[YOUR GOAL]:
What lines in this listing contain the string "MfccMagTab"? Report each one by copying it.
::::
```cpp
uint32_t mfcc_frames_per_tile(uint32_t frame_len) { return frame_len == 320 ? mfcc_ext_frames_per_tile() : (uint32_t)(kMfccWaves * kFramesPerWave); }
uint32_t mfcc_frames_per_tile_small(uint32_t frame_len, uint32_t which)
{
    return frame_len == 320 ? mfcc_ext_frames_per_tile() : (uint32_t)(kMfccWaves * (which ? kFramesPerWaveSmall : kFramesPerWaveMid));
}

uint32_t mfcc_resident_workgroups(uint32_t frame_len)
{
    int dev = 0, n_cu = 0, per_cu = 0;
    if (hipGetDevice(&dev) != hipSuccess) return 0;
    if (hipDeviceGetAttribute(&n_cu, hipDeviceAttributeMultiprocessorCount, dev) != hipSuccess || n_cu < 1) return 0;
    int e;
    if (frame_len == 320)
        e = mfcc_ext_occupancy(&per_cu);
    else
        e = (int)hipOccupancyMaxActiveBlocksPerMultiprocessor(&per_cu, k_mfcc<kFramesPerWave>, 64 * kMfccWaves,
                                                              (size_t)kMfccWaves * mfcc_wave_lds_words(kFramesPerWave) * sizeof(uint32_t));
    if (e != (int)hipSuccess || per_cu < 1) return 0;
    return (uint32_t)(per_cu * n_cu);
}

void launch_mfcc(const MfccArgs &a, const MfccMagTab &tab, hipStream_t s)
{
    if (a.generic) {
        launch_mfcc_gen(a, s);
        return;
    }
    if (a.n_items == 0) return;
    const uint32_t cap = a.grid_cap ? a.grid_cap : 4096u;
    const uint32_t grid = a.n_items < cap ? a.n_items : cap;
    if (a.frame_len == 320) {
        launch_mfcc_ext(a, grid, s);
        return;
    }
    if (a.small_tiles == 2) {
        const size_t lds = (size_t)kMfccWaves * mfcc_wave_lds_words(kFramesPerWaveSmall) * sizeof(uint32_t);
        hipLaunchKernelGGL(k_mfcc<kFramesPerWaveSmall>, dim3(grid), dim3(64 * kMfccWaves), lds, s, mfcc_tab_args(a, tab));
        return;
    }
    if (a.small_tiles == 1) {
        const size_t lds = (size_t)kMfccWaves * mfcc_wave_lds_words(kFramesPerWaveMid) * sizeof(uint32_t);
        hipLaunchKernelGGL(k_mfcc<kFramesPerWaveMid>, dim3(grid), dim3(64 * kMfccWaves), lds, s, mfcc_tab_args(a, tab));
        return;
    }
    const size_t lds = (size_t)kMfccWaves * mfcc_wave_lds_words(kFramesPerWave) * sizeof(uint32_t);
    hipLaunchKernelGGL(k_mfcc<kFramesPerWave>, dim3(grid), dim3(64 * kMfccWaves), lds, s, mfcc_tab_args(a, tab));
}

template <int kFPW, int kKind>
static void launch_mfcc_feat_kind(const MfccArgs &a, const MfccMagTab &tab, uint32_t *feat, uint32_t grid, hipStream_t s)
{
    const size_t lds = (size_t)kMfccWaves * mfcc_wave_lds_words(kFPW) * sizeof(uint32_t);
    hipLaunchKernelGGL((k_mfcc<kFPW, MfccTabArgs<MfccFeatArgs<kKind>>>), dim3(grid), dim3(64 * kMfccWaves), lds, s,
                       mfcc_tab_args(mfcc_feat_args<kKind>(a, feat), tab));
}
template <int kFPW>
static void launch_mfcc_feat_form(const MfccArgs &a, const MfccMagTab &tab, int kind, uint32_t *feat, uint32_t grid, hipStream_t s)
{
    switch (kind) {
    case SR_FEAT_FFT: launch_mfcc_feat_kind<kFPW, SR_FEAT_FFT>(a, tab, feat, grid, s); break;
    case SR_FEAT_MAG: launch_mfcc_feat_kind<kFPW, SR_FEAT_MAG>(a, tab, feat, grid, s); break;
    case SR_FEAT_MEL: launch_mfcc_feat_kind<kFPW, SR_FEAT_MEL>(a, tab, feat, grid, s); break;
    case SR_FEAT_LOGMEL: launch_mfcc_feat_kind<kFPW, SR_FEAT_LOGMEL>(a, tab, feat, grid, s); break;
    default: break;
    }
}

void launch_mfcc_features(const MfccArgs &a, const MfccMagTab &tab, int kind, uint32_t *feat, hipStream_t s)
{
    if (a.generic) {
        launch_mfcc_gen_features(a, kind, feat, s);
        return;
    }
    if (a.n_items == 0) return;
    const uint32_t cap = a.grid_cap ? a.grid_cap : 4096u;
    const uint32_t grid = a.n_items < cap ? a.n_items : cap;
    if (a.frame_len == 320)
        launch_mfcc_ext_features(a, kind, feat, grid, s);
    else if (a.small_tiles == 2)
        launch_mfcc_feat_form<kFramesPerWaveSmall>(a, tab, kind, feat, grid, s);
    else if (a.small_tiles == 1)
        launch_mfcc_feat_form<kFramesPerWaveMid>(a, tab, kind, feat, grid, s);
    else
        launch_mfcc_feat_form<kFramesPerWave>(a, tab, kind, feat, grid, s);
}

}
```

Before: 3.214 million.

## Software-pipeline MFCC frame loop to overlap magnitude table loads with next FFT

```diff
diff --git a/stm32_speech_recognition_amd/csrc/k_mfcc.hip b/stm32_speech_recognition_amd/csrc/k_mfcc.hip
--- a/stm32_speech_recognition_amd/csrc/k_mfcc.hip
+++ b/stm32_speech_recognition_amd/csrc/k_mfcc.hip
@@ -1,4 +1,6 @@
 #include "sr_fft_dev.h"
+
+#include <type_traits>
 
 #ifndef SR_MEL_CHUNKED
 #define SR_MEL_CHUNKED 1
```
::::
[REPLY TO THE EXERCISE]:
void launch_mfcc(const MfccArgs &a, const MfccMagTab &tab, hipStream_t s)
static void launch_mfcc_feat_kind(const MfccArgs &a, const MfccMagTab &tab, uint32_t *feat, uint32_t grid, hipStream_t s)
static void launch_mfcc_feat_form(const MfccArgs &a, const MfccMagTab &tab, int kind, uint32_t *feat, uint32_t grid, hipStream_t s)
void launch_mfcc_features(const MfccArgs &a, const MfccMagTab &tab, int kind, uint32_t *feat, hipStream_t s)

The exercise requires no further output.